视频编辑实时化:逐帧改,背景不崩
现在的AI视频编辑要么慢到没法实时互动,要么改几帧后背景就开始闪烁、物体变形。这篇论文搞了个新框架,核心是三步蒸馏:先让一个强大的双向模型学会怎么改视频(但很慢),再把它教给一个单向的流式模型,后者能一帧一帧地边看边改,同时用缓存机制复用上一帧的计算结果,最终在保持画面稳定的前提下把速度拉到12.66帧/秒——够直播或AR里用了。它不是你明天就能用的工具,但指明了实时视频编辑从“离线渲染”走向“边拍边改”的技术路径。
📄 原文摘要(英文)
Streaming video editing has made rapid progress, yet practical deployment is still limited by two core issues: maintaining stable backgrounds and non-edited regions over time, and achieving the low latency required for real-time interactive scenarios. Meanwhile, recent streaming video generation methods are mostly developed for synthesis and cannot be directly applied to editing due to the strict preservation requirement and region-specific control. In this work, we present a novel streaming video editing framework that performs causal, frame-by-frame editing with strong content preservation and real-time responsiveness. Our key design is a three-stage distillation pipeline that progressively transfers editing capability from a powerful bidirectional foundation model to an efficient unidirectional streaming editor, enabling stable long-horizon edits without sacrificing visual fidelity.

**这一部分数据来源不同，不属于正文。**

int nbody_tracers_upload(NbodyHandle* h, const void* aos, size_t n, size_t stride, size_t capacity) {
    if (!h) return NBODY_ERR_INVALID;
    int rc = tracer_enter(h, "nbody_tracers_upload");
    if (rc) return rc;
    if (!aos && n) return fail(h, NBODY_ERR_INVALID, "nbody_tracers_upload: null argument");
    if (stride < 40 || stride % 4) return fail(h, NBODY_ERR_INVALID, "nbody_tracers_upload: stride must be a multiple of 4 and >= 40 bytes");
    return nbody::tracer::upload(h, aos, n, stride, capacity);
}

int nbody_tracers_download(NbodyHandle* h, void* aos, size_t cap, size_t stride, size_t* n_out) {
    if (!h) return NBODY_ERR_INVALID;
    int rc = tracer_enter(h, "nbody_tracers_download");
    if (rc) return rc;
    if (stride < 40 || stride % 4) return fail(h, NBODY_ERR_INVALID, "nbody_tracers_download: stride must be a multiple of 4 and >= 40 bytes");
    return nbody::tracer::download(h, aos, cap, stride, n_out);
}

int nbody_tracers_count(NbodyHandle* h, size_t* n_out) {
    if (!h) return NBODY_ERR_INVALID;
    int rc = tracer_enter(h, "nbody_tracers_count");
    if (rc) return rc;
    if (!n_out) return fail(h, NBODY_ERR_INVALID, "nbody_tracers_count: null argument");
    return nbody::tracer::count(h, n_out);
}

int nbody_tracer_stats(NbodyHandle* h, uint64_t out[2]) {
    if (!h) return NBODY_ERR_INVALID;
    int rc = tracer_enter(h, "nbody_tracer_stats");
    if (rc) return rc;
    if (!out) return fail(h, NBODY_ERR_INVALID, "nbody_tracer_stats: null argument");
    return nbody::tracer::stats(h, out);
}

int nbody_host_tracer_plan(size_t n_tracers, size_t n_bodies, int out[4]) {
    if (!out) return NBODY_ERR_INVALID;
    const nbody::TracerPlan p = nbody::tracer_plan(n_tracers, n_bodies);
    out[0] = p.ipt; out[1] = p.groups; out[2] = p.K; out[3] = p.slice_len;
    return NBODY_OK;
}

int nbody_elapsed(const NbodyHandle* h, float* out) {
    if (!h || !out) return NBODY_ERR_INVALID;
    *out = with_bodies(h, [](const auto& b) { return float(b.elapsed); });
    return NBODY_OK;
}

int nbody_elapsed_f64(const NbodyHandle* h, double* out) {
    if (!h || !out) return NBODY_ERR_INVALID;
    *out = with_bodies(h, [](const auto& b) { return double(b.elapsed); });
    return NBODY_OK;
}

int nbody_sync(NbodyHandle* h) {
    if (!h) return NBODY_ERR_INVALID;
    int rc = use_device(h);
    if (rc) return rc;
    rc = nbody32::resolve_async(h);
    if (rc) return rc;
    HIP_TRY(h, hipStreamSynchronize(h->stream));
    return comm_check(h);
}

int nbody_set_profiling(NbodyHandle* h, int on) {
    if (!h) return NBODY_ERR_INVALID;
    h->profiling = on != 0;
    h->profile_every = on > 1 ? on : 1;
    h->profile_tick = 0;
    return NBODY_OK;
}

int nbody_stats(NbodyHandle* h, NbodyStats* out) {
    if (!h || !out) return NBODY_ERR_INVALID;
    int rc = use_device(h);
    if (rc) return rc;
    rc = nbody32::resolve_async(h);
    if (rc) return rc;
    rc = drain_events(h);
    if (rc) return rc;
    if (h->f64) return nbody64::stats(h, out);
    return nbody32::stats(h, out);
}

int nbody_reset_stats(NbodyHandle* h) {
    if (!h) return NBODY_ERR_INVALID;
    int rc = use_device(h);
    if (rc) return rc;
    rc = nbody32::resolve_async(h);
    if (rc) return rc;
    rc = drain_events(h);
    if (rc) return rc;
    uint64_t nodes = h->stats.tree_nodes;
    h->stats = NbodyStats{};
    h->stats.tree_nodes = nodes;
    if (h->let) { rc = nbody::let::reset_stats(h); if (rc) return rc; }
    rc = h->f64 ? nbody64::reset_stats(h) : nbody32::reset_stats(h);
    if (rc) return rc;
    rc = nbody::tracer::reset_stats(h);
    if (rc) return rc;
    if (h->d_counters) {
        HIP_TRY(h, hipMemsetAsync(h->d_counters, 0, 2 * NBODY_WALK_COUNTER_SLOTS * sizeof(unsigned long long), h->stream));
        HIP_TRY(h, hipStreamSynchronize(h->stream));
    }
    return NBODY_OK;
}

int nbody_energy(NbodyHandle* h, double* kinetic, double* potential) {
    if (!h) return NBODY_ERR_INVALID;
    int rc = use_device(h);
    if (rc) return rc;
    if (h->f64) return nbody64::energy(h, kinetic, potential);
    if (h->let && h->cfg.world_size > 1)
        return fail(h, NBODY_ERR_INVALID, "nbody_energy is not supported on NBODY_SHARD_SPATIAL handles of a world of more than one rank");
    return nbody32::energy(h, kinetic, potential);
}

int nbody_potentials(NbodyHandle* h, int mode, double* phi, size_t cap, size_t* n_out, uint64_t counts[2]) {
    if (!h) return NBODY_ERR_INVALID;
    int rc = use_device(h);
    if (rc) return rc;
    size_t n = 0;
    nbody::PotBodies bodies;
    double g = 0.0;
    rc = potentials_device(h, mode, &n, &bodies, &g);
    if (rc) return rc;
    return nbody::pot::download(h, n, g, phi, cap, n_out, counts);
}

To further support real-time deployment, we introduce an AR-oriented mask cache that reuses region-related computation across frames, substantially reducing redundant processing and accelerating inference. Finally, we establish a dedicated benchmark for streaming video editing. Extensive evaluations demonstrate that our method achieves state-of-the-art visual quality among streaming baselines while drastically boosting inference speed to 12.66 FPS, making it suitable for interactive and augmented reality applications.